Saved entries:
%%

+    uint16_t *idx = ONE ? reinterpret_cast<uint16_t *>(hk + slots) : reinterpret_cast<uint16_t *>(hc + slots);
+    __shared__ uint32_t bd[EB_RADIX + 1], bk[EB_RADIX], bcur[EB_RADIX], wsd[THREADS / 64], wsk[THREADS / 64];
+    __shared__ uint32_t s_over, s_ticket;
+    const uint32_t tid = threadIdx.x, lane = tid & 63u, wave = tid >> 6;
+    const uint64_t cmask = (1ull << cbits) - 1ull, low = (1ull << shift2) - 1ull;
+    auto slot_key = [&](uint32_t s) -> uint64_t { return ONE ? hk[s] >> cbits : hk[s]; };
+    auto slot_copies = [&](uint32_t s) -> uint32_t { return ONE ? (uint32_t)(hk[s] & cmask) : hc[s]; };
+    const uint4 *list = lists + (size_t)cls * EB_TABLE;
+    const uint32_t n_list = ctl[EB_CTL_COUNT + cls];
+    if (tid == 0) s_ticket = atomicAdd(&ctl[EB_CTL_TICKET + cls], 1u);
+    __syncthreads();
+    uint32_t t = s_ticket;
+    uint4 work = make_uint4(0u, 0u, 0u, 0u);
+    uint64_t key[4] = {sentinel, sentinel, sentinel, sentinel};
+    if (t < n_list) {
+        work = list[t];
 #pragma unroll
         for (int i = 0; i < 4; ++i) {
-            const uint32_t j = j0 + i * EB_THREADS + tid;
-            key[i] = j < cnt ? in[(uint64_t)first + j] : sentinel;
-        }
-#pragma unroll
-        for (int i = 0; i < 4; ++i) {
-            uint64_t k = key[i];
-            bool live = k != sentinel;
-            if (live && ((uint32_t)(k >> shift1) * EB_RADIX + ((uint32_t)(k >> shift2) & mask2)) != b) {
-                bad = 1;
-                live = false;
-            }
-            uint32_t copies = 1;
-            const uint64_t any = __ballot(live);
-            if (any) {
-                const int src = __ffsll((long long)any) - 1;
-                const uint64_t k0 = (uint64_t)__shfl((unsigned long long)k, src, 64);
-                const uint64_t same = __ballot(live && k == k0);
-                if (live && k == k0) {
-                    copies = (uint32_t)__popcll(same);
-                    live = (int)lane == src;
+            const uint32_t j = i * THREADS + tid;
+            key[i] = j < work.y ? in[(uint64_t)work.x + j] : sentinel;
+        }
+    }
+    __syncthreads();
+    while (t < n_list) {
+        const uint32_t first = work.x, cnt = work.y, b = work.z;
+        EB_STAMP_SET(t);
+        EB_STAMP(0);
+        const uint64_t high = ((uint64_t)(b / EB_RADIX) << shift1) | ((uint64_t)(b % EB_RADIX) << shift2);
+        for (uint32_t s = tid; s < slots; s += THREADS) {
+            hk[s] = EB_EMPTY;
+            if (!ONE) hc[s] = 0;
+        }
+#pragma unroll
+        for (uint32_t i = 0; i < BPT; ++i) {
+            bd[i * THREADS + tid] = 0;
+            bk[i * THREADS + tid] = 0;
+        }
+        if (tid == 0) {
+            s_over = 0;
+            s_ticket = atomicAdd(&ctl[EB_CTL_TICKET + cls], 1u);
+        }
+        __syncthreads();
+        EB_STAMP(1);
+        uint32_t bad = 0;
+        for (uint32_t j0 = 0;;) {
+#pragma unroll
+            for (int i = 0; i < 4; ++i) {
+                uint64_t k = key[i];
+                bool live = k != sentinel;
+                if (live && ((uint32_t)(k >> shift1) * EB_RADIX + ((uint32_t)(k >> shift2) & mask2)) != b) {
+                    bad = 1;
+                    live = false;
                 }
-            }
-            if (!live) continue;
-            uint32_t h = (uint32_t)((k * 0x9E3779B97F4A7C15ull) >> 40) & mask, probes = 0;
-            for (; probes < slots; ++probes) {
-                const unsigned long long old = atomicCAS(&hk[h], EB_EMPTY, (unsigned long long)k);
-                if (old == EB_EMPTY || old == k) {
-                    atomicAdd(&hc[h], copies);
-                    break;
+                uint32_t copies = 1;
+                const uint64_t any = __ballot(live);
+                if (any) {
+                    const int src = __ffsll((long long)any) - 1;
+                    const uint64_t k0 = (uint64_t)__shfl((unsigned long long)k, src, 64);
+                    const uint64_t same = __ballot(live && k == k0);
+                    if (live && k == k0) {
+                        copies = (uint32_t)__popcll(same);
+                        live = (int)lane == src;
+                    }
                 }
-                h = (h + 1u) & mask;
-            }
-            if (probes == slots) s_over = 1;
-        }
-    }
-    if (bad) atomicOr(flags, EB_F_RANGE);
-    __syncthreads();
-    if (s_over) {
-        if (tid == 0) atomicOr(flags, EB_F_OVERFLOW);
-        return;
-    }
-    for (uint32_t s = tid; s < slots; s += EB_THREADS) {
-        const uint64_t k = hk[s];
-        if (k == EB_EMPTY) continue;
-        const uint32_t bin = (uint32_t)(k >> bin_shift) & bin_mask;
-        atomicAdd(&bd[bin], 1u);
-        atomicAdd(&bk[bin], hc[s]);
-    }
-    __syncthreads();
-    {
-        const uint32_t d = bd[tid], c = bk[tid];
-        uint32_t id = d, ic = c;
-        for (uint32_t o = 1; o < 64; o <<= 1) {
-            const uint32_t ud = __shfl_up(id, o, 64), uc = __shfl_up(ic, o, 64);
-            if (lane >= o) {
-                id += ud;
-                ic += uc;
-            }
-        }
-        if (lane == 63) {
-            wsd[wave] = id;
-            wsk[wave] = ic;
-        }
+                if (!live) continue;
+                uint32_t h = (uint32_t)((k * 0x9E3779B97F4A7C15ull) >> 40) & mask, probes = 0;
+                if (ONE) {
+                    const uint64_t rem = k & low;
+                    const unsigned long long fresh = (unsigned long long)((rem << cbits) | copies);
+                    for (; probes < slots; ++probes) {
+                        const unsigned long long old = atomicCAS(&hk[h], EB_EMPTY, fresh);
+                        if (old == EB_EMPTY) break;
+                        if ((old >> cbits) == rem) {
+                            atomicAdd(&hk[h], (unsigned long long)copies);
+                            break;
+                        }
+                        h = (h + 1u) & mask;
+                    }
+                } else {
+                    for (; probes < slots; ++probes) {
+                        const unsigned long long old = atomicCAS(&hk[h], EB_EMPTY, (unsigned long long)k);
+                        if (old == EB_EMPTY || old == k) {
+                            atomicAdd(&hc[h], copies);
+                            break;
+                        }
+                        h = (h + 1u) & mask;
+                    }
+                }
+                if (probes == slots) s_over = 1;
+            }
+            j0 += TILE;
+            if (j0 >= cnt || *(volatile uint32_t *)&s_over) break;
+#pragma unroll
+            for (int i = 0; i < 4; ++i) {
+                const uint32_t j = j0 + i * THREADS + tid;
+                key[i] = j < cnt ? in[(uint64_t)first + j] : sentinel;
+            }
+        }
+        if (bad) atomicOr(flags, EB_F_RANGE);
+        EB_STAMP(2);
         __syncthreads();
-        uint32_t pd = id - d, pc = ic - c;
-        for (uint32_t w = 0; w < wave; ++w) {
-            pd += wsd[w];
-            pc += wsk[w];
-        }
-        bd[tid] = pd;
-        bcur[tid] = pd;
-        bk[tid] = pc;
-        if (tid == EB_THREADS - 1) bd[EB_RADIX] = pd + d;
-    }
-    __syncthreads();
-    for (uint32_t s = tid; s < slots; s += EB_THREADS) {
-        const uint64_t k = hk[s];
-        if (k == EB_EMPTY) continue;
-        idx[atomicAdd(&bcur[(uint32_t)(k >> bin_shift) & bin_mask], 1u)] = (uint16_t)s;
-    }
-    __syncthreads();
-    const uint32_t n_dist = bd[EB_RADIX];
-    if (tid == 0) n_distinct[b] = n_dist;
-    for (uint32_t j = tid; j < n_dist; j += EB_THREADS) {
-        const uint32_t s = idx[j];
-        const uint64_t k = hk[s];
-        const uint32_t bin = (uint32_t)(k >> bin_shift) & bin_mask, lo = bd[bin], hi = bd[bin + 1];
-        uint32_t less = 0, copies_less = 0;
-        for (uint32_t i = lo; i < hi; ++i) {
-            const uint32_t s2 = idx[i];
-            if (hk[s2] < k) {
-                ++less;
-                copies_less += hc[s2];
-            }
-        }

%%

**Task brief:** Whenever a line in the data holds "flags", copy that line.

**Answer to the problem:**
-    if (bad) atomicOr(flags, EB_F_RANGE);
-        if (tid == 0) atomicOr(flags, EB_F_OVERFLOW);
+        if (bad) atomicOr(flags, EB_F_RANGE);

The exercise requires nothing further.